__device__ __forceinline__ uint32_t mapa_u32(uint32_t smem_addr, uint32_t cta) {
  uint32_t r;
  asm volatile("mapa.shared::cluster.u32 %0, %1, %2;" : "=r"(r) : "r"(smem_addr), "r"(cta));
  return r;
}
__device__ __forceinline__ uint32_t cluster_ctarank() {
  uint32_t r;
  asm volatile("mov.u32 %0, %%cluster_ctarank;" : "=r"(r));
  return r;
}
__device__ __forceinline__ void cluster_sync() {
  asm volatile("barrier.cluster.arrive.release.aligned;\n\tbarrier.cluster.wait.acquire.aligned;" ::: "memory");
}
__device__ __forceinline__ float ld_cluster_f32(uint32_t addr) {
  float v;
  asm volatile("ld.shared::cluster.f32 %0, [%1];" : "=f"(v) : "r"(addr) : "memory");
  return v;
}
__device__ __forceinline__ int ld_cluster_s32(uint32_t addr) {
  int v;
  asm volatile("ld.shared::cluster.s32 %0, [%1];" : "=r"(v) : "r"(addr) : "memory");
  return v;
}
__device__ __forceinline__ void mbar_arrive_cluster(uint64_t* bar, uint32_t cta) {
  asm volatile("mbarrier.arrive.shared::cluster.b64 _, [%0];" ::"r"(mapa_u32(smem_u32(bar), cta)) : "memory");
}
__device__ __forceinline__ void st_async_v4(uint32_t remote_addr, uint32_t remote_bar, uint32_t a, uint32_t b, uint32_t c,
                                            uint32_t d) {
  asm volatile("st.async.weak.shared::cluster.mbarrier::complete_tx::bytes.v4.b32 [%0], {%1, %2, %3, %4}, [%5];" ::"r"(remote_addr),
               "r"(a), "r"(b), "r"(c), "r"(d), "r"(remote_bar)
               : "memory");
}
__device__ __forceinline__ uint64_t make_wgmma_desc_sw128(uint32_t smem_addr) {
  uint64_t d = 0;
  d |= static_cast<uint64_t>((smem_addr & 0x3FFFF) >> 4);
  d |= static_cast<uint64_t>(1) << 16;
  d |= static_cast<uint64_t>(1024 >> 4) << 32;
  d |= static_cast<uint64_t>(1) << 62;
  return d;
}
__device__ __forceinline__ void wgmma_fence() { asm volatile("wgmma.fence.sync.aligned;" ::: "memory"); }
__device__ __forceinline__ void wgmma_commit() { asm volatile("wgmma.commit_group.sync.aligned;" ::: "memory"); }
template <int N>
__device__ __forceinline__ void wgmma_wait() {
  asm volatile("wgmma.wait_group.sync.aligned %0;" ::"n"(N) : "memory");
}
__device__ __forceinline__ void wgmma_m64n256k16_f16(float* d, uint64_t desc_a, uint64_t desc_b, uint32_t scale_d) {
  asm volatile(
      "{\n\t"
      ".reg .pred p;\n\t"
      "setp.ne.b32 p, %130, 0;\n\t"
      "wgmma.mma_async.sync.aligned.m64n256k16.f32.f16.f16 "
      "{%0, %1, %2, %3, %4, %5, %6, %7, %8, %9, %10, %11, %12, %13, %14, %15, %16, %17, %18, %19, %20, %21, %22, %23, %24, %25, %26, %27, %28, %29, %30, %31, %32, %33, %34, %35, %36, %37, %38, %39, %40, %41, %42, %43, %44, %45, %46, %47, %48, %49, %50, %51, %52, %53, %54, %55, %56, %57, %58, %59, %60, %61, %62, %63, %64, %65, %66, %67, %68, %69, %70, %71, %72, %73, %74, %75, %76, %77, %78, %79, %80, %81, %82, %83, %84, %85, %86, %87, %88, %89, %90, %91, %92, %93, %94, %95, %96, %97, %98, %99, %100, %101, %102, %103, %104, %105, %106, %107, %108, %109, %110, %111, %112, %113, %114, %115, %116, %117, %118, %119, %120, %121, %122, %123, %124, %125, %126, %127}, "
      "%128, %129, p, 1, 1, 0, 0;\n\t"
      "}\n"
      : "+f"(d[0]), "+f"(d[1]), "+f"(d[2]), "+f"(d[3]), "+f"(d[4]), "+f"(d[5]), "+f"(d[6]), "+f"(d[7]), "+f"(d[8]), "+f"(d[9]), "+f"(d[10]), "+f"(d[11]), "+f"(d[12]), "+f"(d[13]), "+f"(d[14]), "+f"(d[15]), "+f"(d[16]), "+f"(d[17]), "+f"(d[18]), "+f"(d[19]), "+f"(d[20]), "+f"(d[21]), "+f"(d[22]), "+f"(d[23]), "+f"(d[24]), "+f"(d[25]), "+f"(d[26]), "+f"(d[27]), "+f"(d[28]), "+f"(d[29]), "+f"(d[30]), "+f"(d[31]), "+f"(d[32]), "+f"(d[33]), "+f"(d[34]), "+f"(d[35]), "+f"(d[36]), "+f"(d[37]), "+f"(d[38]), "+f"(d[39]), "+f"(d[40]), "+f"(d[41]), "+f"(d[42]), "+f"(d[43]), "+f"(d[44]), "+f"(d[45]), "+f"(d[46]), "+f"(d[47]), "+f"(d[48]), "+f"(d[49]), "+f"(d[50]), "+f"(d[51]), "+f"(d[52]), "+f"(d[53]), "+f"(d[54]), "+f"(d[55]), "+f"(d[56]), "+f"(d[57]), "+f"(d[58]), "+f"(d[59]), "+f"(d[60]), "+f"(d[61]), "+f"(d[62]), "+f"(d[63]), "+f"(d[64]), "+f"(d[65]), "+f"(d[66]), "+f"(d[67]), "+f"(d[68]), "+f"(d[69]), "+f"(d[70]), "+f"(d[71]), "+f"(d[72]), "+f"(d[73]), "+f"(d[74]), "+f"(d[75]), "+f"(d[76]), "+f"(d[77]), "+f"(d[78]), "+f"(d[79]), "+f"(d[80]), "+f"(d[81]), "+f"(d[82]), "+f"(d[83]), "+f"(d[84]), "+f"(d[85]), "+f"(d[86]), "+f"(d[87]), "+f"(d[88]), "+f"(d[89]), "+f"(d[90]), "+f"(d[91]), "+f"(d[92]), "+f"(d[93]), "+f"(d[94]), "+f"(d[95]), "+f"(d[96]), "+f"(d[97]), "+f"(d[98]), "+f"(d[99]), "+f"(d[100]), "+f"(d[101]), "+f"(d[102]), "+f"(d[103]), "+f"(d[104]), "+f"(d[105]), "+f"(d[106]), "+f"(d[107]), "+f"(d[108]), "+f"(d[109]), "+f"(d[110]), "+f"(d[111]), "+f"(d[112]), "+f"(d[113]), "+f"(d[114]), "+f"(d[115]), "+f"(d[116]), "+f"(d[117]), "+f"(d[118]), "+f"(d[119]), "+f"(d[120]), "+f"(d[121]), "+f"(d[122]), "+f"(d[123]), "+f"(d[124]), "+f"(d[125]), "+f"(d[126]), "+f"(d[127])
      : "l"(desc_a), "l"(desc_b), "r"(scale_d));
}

· · · ·

What is required:
Taking the listing above, write all of it out exactly.

Your solution:
__device__ __forceinline__ uint32_t mapa_u32(uint32_t smem_addr, uint32_t cta) {
  uint32_t r;
  asm volatile("mapa.shared::cluster.u32 %0, %1, %2;" : "=r"(r) : "r"(smem_addr), "r"(cta));
  return r;
}
__device__ __forceinline__ uint32_t cluster_ctarank() {
  uint32_t r;
  asm volatile("mov.u32 %0, %%cluster_ctarank;" : "=r"(r));
  return r;
}
__device__ __forceinline__ void cluster_sync() {
  asm volatile("barrier.cluster.arrive.release.aligned;\n\tbarrier.cluster.wait.acquire.aligned;" ::: "memory");
}
__device__ __forceinline__ float ld_cluster_f32(uint32_t addr) {
  float v;
  asm volatile("ld.shared::cluster.f32 %0, [%1];" : "=f"(v) : "r"(addr) : "memory");
  return v;
}
__device__ __forceinline__ int ld_cluster_s32(uint32_t addr) {
  int v;
  asm volatile("ld.shared::cluster.s32 %0, [%1];" : "=r"(v) : "r"(addr) : "memory");
  return v;
}
__device__ __forceinline__ void mbar_arrive_cluster(uint64_t* bar, uint32_t cta) {
  asm volatile("mbarrier.arrive.shared::cluster.b64 _, [%0];" ::"r"(mapa_u32(smem_u32(bar), cta)) : "memory");
}
__device__ __forceinline__ void st_async_v4(uint32_t remote_addr, uint32_t remote_bar, uint32_t a, uint32_t b, uint32_t c,
                                            uint32_t d) {
  asm volatile("st.async.weak.shared::cluster.mbarrier::complete_tx::bytes.v4.b32 [%0], {%1, %2, %3, %4}, [%5];" ::"r"(remote_addr),
               "r"(a), "r"(b), "r"(c), "r"(d), "r"(remote_bar)
               : "memory");
}
__device__ __forceinline__ uint64_t make_wgmma_desc_sw128(uint32_t smem_addr) {
  uint64_t d = 0;
  d |= static_cast<uint64_t>((smem_addr & 0x3FFFF) >> 4);
  d |= static_cast<uint64_t>(1) << 16;
  d |= static_cast<uint64_t>(1024 >> 4) << 32;
  d |= static_cast<uint64_t>(1) << 62;
  return d;
}
__device__ __forceinline__ void wgmma_fence() { asm volatile("wgmma.fence.sync.aligned;" ::: "memory"); }
__device__ __forceinline__ void wgmma_commit() { asm volatile("wgmma.commit_group.sync.aligned;" ::: "memory"); }
template <int N>
__device__ __forceinline__ void wgmma_wait() {
  asm volatile("wgmma.wait_group.sync.aligned %0;" ::"n"(N) : "memory");
}
__device__ __forceinline__ void wgmma_m64n256k16_f16(float* d, uint64_t desc_a, uint64_t desc_b, uint32_t scale_d) {
  asm volatile(
      "{\n\t"
      ".reg .pred p;\n\t"
      "setp.ne.b32 p, %130, 0;\n\t"
      "wgmma.mma_async.sync.aligned.m64n256k16.f32.f16.f16 "
      "{%0, %1, %2, %3, %4, %5, %6, %7, %8, %9, %10, %11, %12, %13, %14, %15, %16, %17, %18, %19, %20, %21, %22, %23, %24, %25, %26, %27, %28, %29, %30, %31, %32, %33, %34, %35, %36, %37, %38, %39, %40, %41, %42, %43, %44, %45, %46, %47, %48, %49, %50, %51, %52, %53, %54, %55, %56, %57, %58, %59, %60, %61, %62, %63, %64, %65, %66, %67, %68, %69, %70, %71, %72, %73, %74, %75, %76, %77, %78, %79, %80, %81, %82, %83, %84, %85, %86, %87, %88, %89, %90, %91, %92, %93, %94, %95, %96, %97, %98, %99, %100, %101, %102, %103, %104, %105, %106, %107, %108, %109, %110, %111, %112, %113, %114, %115, %116, %117, %118, %119, %120, %121, %122, %123, %124, %125, %126, %127}, "
      "%128, %129, p, 1, 1, 0, 0;\n\t"
      "}\n"
      : "+f"(d[0]), "+f"(d[1]), "+f"(d[2]), "+f"(d[3]), "+f"(d[4]), "+f"(d[5]), "+f"(d[6]), "+f"(d[7]), "+f"(d[8]), "+f"(d[9]), "+f"(d[10]), "+f"(d[11]), "+f"(d[12]), "+f"(d[13]), "+f"(d[14]), "+f"(d[15]), "+f"(d[16]), "+f"(d[17]), "+f"(d[18]), "+f"(d[19]), "+f"(d[20]), "+f"(d[21]), "+f"(d[22]), "+f"(d[23]), "+f"(d[24]), "+f"(d[25]), "+f"(d[26]), "+f"(d[27]), "+f"(d[28]), "+f"(d[29]), "+f"(d[30]), "+f"(d[31]), "+f"(d[32]), "+f"(d[33]), "+f"(d[34]), "+f"(d[35]), "+f"(d[36]), "+f"(d[37]), "+f"(d[38]), "+f"(d[39]), "+f"(d[40]), "+f"(d[41]), "+f"(d[42]), "+f"(d[43]), "+f"(d[44]), "+f"(d[45]), "+f"(d[46]), "+f"(d[47]), "+f"(d[48]), "+f"(d[49]), "+f"(d[50]), "+f"(d[51]), "+f"(d[52]), "+f"(d[53]), "+f"(d[54]), "+f"(d[55]), "+f"(d[56]), "+f"(d[57]), "+f"(d[58]), "+f"(d[59]), "+f"(d[60]), "+f"(d[61]), "+f"(d[62]), "+f"(d[63]), "+f"(d[64]), "+f"(d[65]), "+f"(d[66]), "+f"(d[67]), "+f"(d[68]), "+f"(d[69]), "+f"(d[70]), "+f"(d[71]), "+f"(d[72]), "+f"(d[73]), "+f"(d[74]), "+f"(d[75]), "+f"(d[76]), "+f"(d[77]), "+f"(d[78]), "+f"(d[79]), "+f"(d[80]), "+f"(d[81]), "+f"(d[82]), "+f"(d[83]), "+f"(d[84]), "+f"(d[85]), "+f"(d[86]), "+f"(d[87]), "+f"(d[88]), "+f"(d[89]), "+f"(d[90]), "+f"(d[91]), "+f"(d[92]), "+f"(d[93]), "+f"(d[94]), "+f"(d[95]), "+f"(d[96]), "+f"(d[97]), "+f"(d[98]), "+f"(d[99]), "+f"(d[100]), "+f"(d[101]), "+f"(d[102]), "+f"(d[103]), "+f"(d[104]), "+f"(d[105]), "+f"(d[106]), "+f"(d[107]), "+f"(d[108]), "+f"(d[109]), "+f"(d[110]), "+f"(d[111]), "+f"(d[112]), "+f"(d[113]), "+f"(d[114]), "+f"(d[115]), "+f"(d[116]), "+f"(d[117]), "+f"(d[118]), "+f"(d[119]), "+f"(d[120]), "+f"(d[121]), "+f"(d[122]), "+f"(d[123]), "+f"(d[124]), "+f"(d[125]), "+f"(d[126]), "+f"(d[127])
      : "l"(desc_a), "l"(desc_b), "r"(scale_d));
}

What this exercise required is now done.